Combats littéraires
- Author: Octave Mirbeau
- Original title: Combats littéraires
- Language: French
- Subject: literature
- Genre: essays
- Publisher: L'Age d'Homme, Lausanne
- Publication date: 2006
- Publication place: France

= Combats littéraires =

2006 collection of writing by Octave Mirbeau

Combats littéraires is the title of a 2006 collection of 187 articles and prefaces written by the French writer Octave Mirbeau, between 1876 and 1916, on literature, journalism, and publishing over the course of his long career as an influential journalist. Although Mirbeau collaborated with numerous daily newspapers, he was never officially assigned the work of literary reviewer. Of these articles, some 60 were published between 1925 and 1926 under the title Les Écrivains, and these are available on Wikisource.

== Eclectic Criticism ==

Even if certain articles by the author of Les affaires sont les affaires (Business is business) bestow praise on Émile Zola, toward whom Mirbeau was not otherwise so kindly disposed, and on Edmond de Goncourt, they evidence an aesthetic that is overtly hostile to naturalism, considered by Mirbeau to be one of the century's gravest errors in matters of art.

Even more than in his Combats esthétiques, Mirbeau demonstrates eclectic taste, expressing appreciation for such diverse authors as Léon Bloy and Maurice Maeterlinck, Leo Tolstoy and Oscar Wilde, Jules Barbey d'Aurevilly and Anna de Noailles, Léon Daudet and Charles-Louis Philippe, Jules Laforgue, and Léon Werth or Marguerite Audoux. In Mirbeau's eyes, they all had the merit of showing people and things in a new light and of having a style that was uniquely personal.
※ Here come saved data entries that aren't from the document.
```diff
+            asm volatile("s_waitcnt lgkmcnt(0)" : "+v"(va[0]), "+v"(va[1]), "+v"(va[2]), "+v"(va[3]), "+v"(va[4]), "+v"(va[5]),
+                         "+v"(va[6]), "+v"(va[7]));
+#pragma unroll
+            for (int c = 0; c < 8; c++) {
+                fa[2 * c] = fk ? va[c].y : va[c].x;
+                fa[2 * c + 1] = fk ? va[c].w : va[c].z;
+            }
+        } else {
+            const uint32_t afrag = sa + (uint32_t)((fk * kTM + fi) * 4);
+            SGCN_PIPE_RD16(fa, afrag, 2 * kTM * 4)
+            SGCN_PIPE_RD16(fb, bfrag, 2 * kTN * 4)
+            asm volatile("s_waitcnt lgkmcnt(0)" : SGCN_PIPE_TIE16(fa));
+        }
+        asm volatile("" : SGCN_PIPE_TIE16(fb));
+#undef SGCN_PIPE_RD16
+#undef SGCN_PIPE_TIE16
+        if (k0 + kTK > kend) {
+            const int klim = kend - k0 - fk;
+#pragma unroll
+            for (int kk2 = 0; kk2 < 16; kk2++) {
+                const bool ok = kk2 * 2 < klim;
+                fa[kk2] = ok ? fa[kk2] : 0.f;
+                fb[kk2] = ok ? fb[kk2] : 0.f;
+            }
+        }
+#pragma unroll
+        for (int kk2 = 0; kk2 < 16; kk2++) acc = __builtin_amdgcn_mfma_f32_32x32x2f32(fa[kk2], fb[kk2], acc, 0, 0, 0);
+    }
+    pipe_wait<0>();
     __syncthreads();
-    for (int rr = kg * (kBlock / kWave) + wave; rr < kTM; rr += KG * (kBlock / kWave)) {
-        const int row = m0 + rr;
-        if (row >= g.M) break;
-        float* yr = g.C + (int64_t)row * g.ldc;
-        if (g.epi == 1) {
-            for (int c = lane; c < g.N; c += kWave) { const float v = Cs[rr][c]; yr[c] = g.relu ? fmaxf(v, 0.f) : v; }
-            continue;
-        }
-        float s = 0.f;
-        for (int c = lane; c < g.N; c += kWave) s += Cs[rr][c];
-        const float mean = wsum(s) / (float)g.N;
-        float q = 0.f;
-        for (int c = lane; c < g.N; c += kWave) { const float t = Cs[rr][c] - mean; q += t * t; }
-        const float rs = rsqrtf(wsum(q) / (float)g.N + g.eps);
-        if (lane == 0) g.rstd[row] = rs;
-        float* hr = g.xhat + (int64_t)row * g.N;
-#pragma unroll
-        for (int e = 0; e < 2; e++) {
-            const int c = lane + e * kWave;
-            if (c < g.N) {
-                const float h = (Cs[rr][c] - mean) * rs;
-                hr[c] = h;
-                const float v = h * ep_scale[e] + ep_offset[e];
-                yr[c] = g.relu ? fmaxf(v, 0.f) : v;
-            }
-        }
-    }
+    gemm_finish<KG>(g, acc, smem, gstride, 0, bx, by, bz, ep_scale, ep_offset);
+}
+
+template <bool TA, int KG>
+__global__ __launch_bounds__(kBlock * KG) void gemm_pipe_kernel(GemmArgs g) {
+    gemm_pipe_body<TA, KG>(g, (int)blockIdx.x, (int)blockIdx.y, (int)blockIdx.z);
 }
 
 template <bool TA, bool TB, int KG>
@@ -479,6 +688,53 @@
         raised = true;
     }
     hipLaunchKernelGGL((gemm_kernel<TA, TB, KG>), grid, dim3(kBlock * KG), lds, st, g);
+}
+
+constexpr size_t kPipeLdsCap = 160 * 1024;
+static int pipe_ring_depth(int64_t blocks, int kgroups, int steps_per_group, size_t idx_bytes) {
+    const int64_t per_cu = std::max<int64_t>(1, (blocks + 255) / 256);
+    const int64_t budget = (int64_t)(kPipeLdsCap / (size_t)per_cu) - (int64_t)idx_bytes;
+    int64_t d = budget / ((int64_t)kgroups * kPipeStage * (int64_t)sizeof(float));
+    d = std::min<int64_t>(d, std::min(kPipeMaxRing, std::max(steps_per_group, 2)));
+    return (int)std::max<int64_t>(d, 2);
+}
+static size_t pipe_lds_bytes(int kgroups, int ring, size_t idx_bytes) {
+    return (size_t)kgroups * ring * kPipeStage * sizeof(float) + idx_bytes;
+}
+static int plan_kg(int kgroups) { return kgroups >= 4 ? 4 : (kgroups == 2 ? 2 : 1); }
+
+static bool pipe_plan(GemmArgs& g, dim3 grid, int kgroups, int ta, int tb) {
+    g.ring = 0;
+    if (tune_get("gemm_pipe") == 0 || tb || !g.vec_a || !g.vec_b || g.K <= 0) return false;
+    const bool idx = ta && g.a_gidx;
+    if (idx && g.kchunk > kPipeIdx) return false;
+    const int KG = plan_kg(kgroups);
+    const int steps = (std::min(g.kchunk, g.K) + kTK - 1) / kTK;
+    const size_t idx_bytes = ta ? kPipeIdx * sizeof(int32_t) : 0;
+    const int64_t blocks = (int64_t)grid.x * grid.y * grid.z;
+    const int ring = pipe_ring_depth(blocks, KG, (steps + KG - 1) / KG, idx_bytes);
+    if (pipe_lds_bytes(KG, ring, idx_bytes) > kPipeLdsCap) return false;
+    g.ring = ring;
+    return true;
+}
+
+template <bool TA, int KG>
+static void launch_pipe_one(const GemmArgs& g, dim3 grid, hipStream_t st) {
+    const size_t lds = pipe_lds_bytes(KG, g.ring, TA ? kPipeIdx * sizeof(int32_t) : 0);
+    static bool raised = false;
+    if (lds > 64 * 1024 && !raised) {
+        (void)hipFuncSetAttribute(reinterpret_cast<const void*>(&gemm_pipe_kernel<TA, KG>),
+                                  hipFuncAttributeMaxDynamicSharedMemorySize, (int)kPipeLdsCap);
+        raised = true;
+    }
+    hipLaunchKernelGGL((gemm_pipe_kernel<TA, KG>), grid, dim3(kBlock * KG), lds, st, g);
+}
+
+template <bool TA>
+static void launch_pipe_kg(const GemmArgs& g, dim3 grid, int kgroups, hipStream_t st) {
+    if (kgroups >= 4) launch_pipe_one<TA, 4>(g, grid, st);
+    else if (kgroups == 2) launch_pipe_one<TA, 2>(g, grid, st);
+    else launch_pipe_one<TA, 1>(g, grid, st);
 }
 
 template <bool TA, bool TB>
@@ -521,7 +777,13 @@
 }
 }
 
-static void launch_prepared(const GemmArgs& g, const GemmPlan& p, int ta, int tb, hipStream_t st) {
+static void launch_prepared(const GemmArgs& g0, const GemmPlan& p, int ta, int tb, hipStream_t st) {
+    GemmArgs g = g0;
+    if (pipe_plan(g, p.grid, p.kgroups, ta, tb)) {
+        if (ta) launch_pipe_kg<true>(g, p.grid, p.kgroups, st);
+        else launch_pipe_kg<false>(g, p.grid, p.kgroups, st);
+        return;
+    }
     if (!ta && !tb) launch_kg<false, false>(g, p.grid, p.kgroups, st);
     else if (ta && !tb) launch_kg<true, false>(g, p.grid, p.kgroups, st);
     else if (!ta && tb) launch_kg<false, true>(g, p.grid, p.kgroups, st);
diff --git a/stochastic_gcn_amd/csrc/sgcn_spmm.hip b/stochastic_gcn_amd/csrc/sgcn_spmm.hip
--- a/stochastic_gcn_amd/csrc/sgcn_spmm.hip
+++ b/stochastic_gcn_amd/csrc/sgcn_spmm.hip
@@ -18,6 +18,7 @@
 int g_tune_cs_nowarp = 0;
 int g_tune_cs_last_pct = 80;
 int g_tune_gemm_min_steps = 0;
+int g_tune_gemm_pipe = 1;
 int g_tune_gemm_mb16_slice_k = 0;
 int g_tune_lds_wave_bias = 100;
 int g_tune_lds_mix = 1;
@@ -42,6 +43,7 @@
     if (!strcmp(key, "cs_nowarp")) return g_tune_cs_nowarp;
     if (!strcmp(key, "cs_last_pct")) return g_tune_cs_last_pct;
     if (!strcmp(key, "gemm_min_steps")) return g_tune_gemm_min_steps;
+    if (!strcmp(key, "gemm_pipe")) return g_tune_gemm_pipe;
     if (!strcmp(key, "gemm_mb16_slice_k")) return g_tune_gemm_mb16_slice_k;
     if (!strcmp(key, "lds_wave_bias")) return g_tune_lds_wave_bias;
     if (!strcmp(key, "lds_mix")) return g_tune_lds_mix;
@@ -279,6 +281,11 @@
     if (!strcmp(key, "cs_g2_wide")) { g_tune_cs_g2_wide = value != 0; return SGCN_OK; }
     if (!strcmp(key, "cs_nowarp")) { g_tune_cs_nowarp = value != 0; return SGCN_OK; }
     if (!strcmp(key, "gemm_min_steps")) { g_tune_gemm_min_steps = (int)value; return SGCN_OK; }
+    if (!strcmp(key, "gemm_pipe")) {
+        SGCN_REQUIRE(value == 0 || value == 1, "tune: gemm_pipe is 0 (register-staged) or 1 (automatic)");
+        g_tune_gemm_pipe = (int)value;
+        return SGCN_OK;
+    }
     if (!strcmp(key, "gemm_mb16_slice_k")) {
         SGCN_REQUIRE(value >= 0 && value <= 0x7fffffff, "gemm_mb16_slice_k >= 0");
         g_tune_gemm_mb16_slice_k = (int)value; return SGCN_OK;
```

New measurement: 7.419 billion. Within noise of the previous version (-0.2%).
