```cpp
__global__ __launch_bounds__(64) __attribute__((amdgpu_waves_per_eu(8, 8))) void k_expand_cwire(const CwireDirectArgs a) {
    __shared__ __attribute__((aligned(16))) uint4 s_tinfo[kWTiles];
    __shared__ __attribute__((aligned(16))) uint32_t s_stage[kWStage];
    __builtin_amdgcn_s_setprio(2);
    const uint32_t lane = threadIdx.x & 63u;
    const uint32_t t = blockIdx.y, sub = blockIdx.x, ntiles = a.x.ntiles;
    if (sub * kWTiles >= ntiles) return;
    const uint64_t p0 = a.frame_pos[t], p1 = a.frame_pos[t + 1];
    if (p1 > a.capacity) return;
    const uint4 item = a.items[(size_t)t * cwire_items_per_frame(ntiles) + sub];
    if (item.w == 0u) return;
    const __amdgpu_buffer_rsrc_t metas = make_rsrc(a.x.meta + (size_t)t * ntiles, ntiles * 16u);
    const u32x4 mq = __builtin_amdgcn_raw_buffer_load_b128(metas, lane < kWTiles ? (sub * kWTiles + lane) * 16u : kOOB, 0, 0);
    const uint32_t ngroups = (ntiles + kXTiles - 1) / kXTiles;
    const uint32_t off_t = a.x.offsets[t], n = a.x.offsets[t + 1] - off_t;
    const uint32_t e = cwire_record_escapes(p1 - p0, n);
    CwireCursor cur{CwireSections<uint8_t>(a.cwire, p0, n, e), n, e, 0u, 0u, 0u};
    cur.entry = a.x.roff[(size_t)t * ngroups * 4u + sub];
    cur.end = item.y;
    cur.erank = item.z;
    if (lane < kWTiles) s_tinfo[lane] = make_uint4(mq.x, mq.y, mq.z, mq.w);
    lds_handoff();
    const uint32_t xs0 = sub * kWTiles * kTileBytes;
    CwireSink sink{cur};
    expand_tiles(a.x, s_tinfo, s_stage, lane, xs0, sink);
}

hipError_t launch_expand_cwire(const CwireDirectArgs &a, int nframes, hipStream_t s) {
// ... 15 lines not shown
```

### cudavideostream_amd/csrc/internal.h

```cpp
#ifndef MI355_INTERNAL_H_
#define MI355_INTERNAL_H_

#include <hip/hip_runtime.h>
#include <stddef.h>
#include <stdint.h>

namespace mi355 {

constexpr uint32_t kTileBytes = 1024;
constexpr uint32_t kWavesPerBlock = 4;

struct PackArgs {
    const uint8_t *cur;
    const uint8_t *prev;
    uint8_t *state;
    size_t stride;
    uint32_t n;
    int32_t nframes;
    int32_t thr;
    uint32_t ntiles;
    uint32_t tile_begin;
    uint32_t tile_end;
    uint32_t *codes;
    uint4 *rec;
    uint4 *meta;
    uint32_t codes_bytes;
    uint32_t rec_bytes;
    uint32_t meta_bytes;
};

struct ExpandArgs {
    const uint32_t *codes;
    const uint4 *rec;
    const uint4 *meta;
    const uint32_t *roff;
    const uint32_t *offsets;
    uint32_t ntiles;
    uint32_t codes_bytes;
    uint32_t rec_bytes;
    int32_t *out_xs;
    uint8_t *out_diff;
    uint8_t *wire;
    size_t capacity;
};

}
struct mi355_core;
namespace mi355 {
int set_error(int code, const char *what);
hipStream_t core_stream(::mi355_core *c);
int core_device(const ::mi355_core *c);

hipError_t launch_diff_pack(const PackArgs &a, bool pair, bool aligned, bool pair_once ,
                            uint32_t max_blocks , hipStream_t s);
uint32_t expand_groups(uint32_t ntiles);
constexpr int kTotalBits = 31;
constexpr uint64_t kEpochWrap = 1ull << (64 - kTotalBits);
inline bool next_scan_epoch(uint64_t &epoch) {
    if (++epoch < kEpochWrap) return false;
    epoch = 1;
    return true;
}
hipError_t launch_scan(const uint4 *meta, uint32_t *roff, uint64_t *totals , uint32_t ntiles,
                       int nframes, uint32_t *offsets, uint32_t *ticket ,
                       uint64_t epoch ,
                       uint64_t *note , hipStream_t s);
hipError_t launch_expand(const ExpandArgs &a, int nframes, hipStream_t s);
__host__ __device__ uint32_t cwire_items_per_frame(uint32_t ntiles);
struct CwireDirectArgs {
    ExpandArgs x;
    uint4 *items;
    uint32_t *esc;
    uint64_t *frame_pos;
    uint8_t *cwire;
    uint64_t capacity;
};
hipError_t launch_expand_cwire(const CwireDirectArgs &a, int nframes, hipStream_t s);

// ... 105 lines not shown
```

### cudavideostream_amd/csrc/pack_common.h

```cpp
#ifndef MI355_PACK_COMMON_H_
#define MI355_PACK_COMMON_H_

#include "internal.h"

namespace mi355 {

template <int CTRL, int ROW_MASK>
__device__ __forceinline__ int dpp_add(int v) {
    return v + __builtin_amdgcn_update_dpp(0, v, CTRL, ROW_MASK, 0xf, false);
}

__device__ __forceinline__ int wave_inclusive_scan(int v) {
    v = dpp_add<0x111, 0xf>(v);
    v = dpp_add<0x112, 0xf>(v);
    v = dpp_add<0x114, 0xf>(v);
    v = dpp_add<0x118, 0xf>(v);
    v = dpp_add<0x142, 0xa>(v);
    v = dpp_add<0x143, 0xc>(v);
    return v;
}

template <int CTRL, int ROW_MASK>
__device__ __forceinline__ uint32_t dpp_max(uint32_t v) {
    const uint32_t o = (uint32_t)__builtin_amdgcn_update_dpp(0, (int)v, CTRL, ROW_MASK, 0xf, false);
// ... 95 lines not shown
    return (const uint8_t *)(((uint64_t)hi << 32) | lo);
}

__device__ __forceinline__ uint32_t nonzero_bytes(uint32_t v) {
    return (((v & kL) + kL) | v) & kH;
}

__device__ __forceinline__ uint32_t record_map16(uint4 rec) {
    const uint32_t g0 = __builtin_amdgcn_udot4(nonzero_bytes(rec.x), 0x08040201u, 0u, false);
    const uint32_t g1 = __builtin_amdgcn_udot4(nonzero_bytes(rec.y), 0x08040201u, 0u, false);
    const uint32_t g2 = __builtin_amdgcn_udot4(nonzero_bytes(rec.z), 0x08040201u, 0u, false);
    const uint32_t g3 = __builtin_amdgcn_udot4(nonzero_bytes(rec.w), 0x08040201u, 0u, false);
    return (g0 + (g1 << 4) + (g2 << 8) + (g3 << 12)) >> 7;
}

}
#endif
```

### include/mi355diff.h

```cpp
#ifndef MI355DIFF_H_
#define MI355DIFF_H_

#include <stddef.h>
#include <stdint.h>

#ifdef __cplusplus
extern "C" {
#endif

#define MI355_OK 0
#define MI355_ERR_INVALID (-1)
#define MI355_ERR_HIP (-2)
#define MI355_ERR_STATE (-3)

#define MI355_VIS_NONE 0
#define MI355_VIS_HEAT 1
#define MI355_VIS_RED 2
#define MI355_VIS_RED_OVERLAP 3
#define MI355_VIS_GRAY 4
#define MI355_VIS_BINARIZE 5
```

However, Mirbeau was well aware that, in a conformist bourgeois society, and under a capitalist economy whose sole object was profit, journalism and publishing were becoming increasingly contaminated, serving only as an instrument for besotting the masses. Good literature, Mirbeau believed, was incompatible with the prevailing trend toward mercantilism and publicity, and so its impact could only be limited. Mirbeau harbored no illusion about writers' ability to change the world.

== A Realm of struggle ==

Literature, for Mirbeau, was contested terrain, as were the social issues for which he campaigned, and while he rejected the discredited function of literary critic, he played in the realm of literature, as he did in the domain of the fine arts, the role of intercessor, promoter, and discoverer.

== Quotations ==

- « In art, exactness means deformation, and truth means falsehood. In literature, there is nothing that is absolutely true, or, rather, there exist as many human truths as there are individuals. » (Nov. 3, 1884).
- « It is no longer a matter of creating a beautiful work; instead, it is necessary to know how to organize a beautiful publicity campaign. » (May 11, 1889)
- « The public wants love and only love, and writers are forced to sell it. They dispense it in boxes, bags, decanters, and bottles. If literature has remained behind the sciences in the ascent toward the conquest of ideas, it is because it is hungrier for immediate success and for money. Literature has been more inclined to embody the routines, vices, and ignorance of a public that wishes to be lulled and duped with stories of another world. » (July 25, 1890).
- « There is no need, I believe, to understand everything in art. There are dark, harmonious, and sonorous things that envelop you in a mystery that it is wrong to illumine. Since we do not understand life, why wish to understand everything in what paraphrases it? » (January 1893).
- « Today action must take refuge in books. Only in books – disengaged from the multiple and sickly contingencies that stifle and destroy it – does action find the proper terrain in which to cultivate the ideas it sows. Ideas remain and multiply. Once sowed, they germinate. After germinating, they flower. And humanity comes to pick these flowers, making bouquets of joy for its future deliverance. » (March 11, 1895).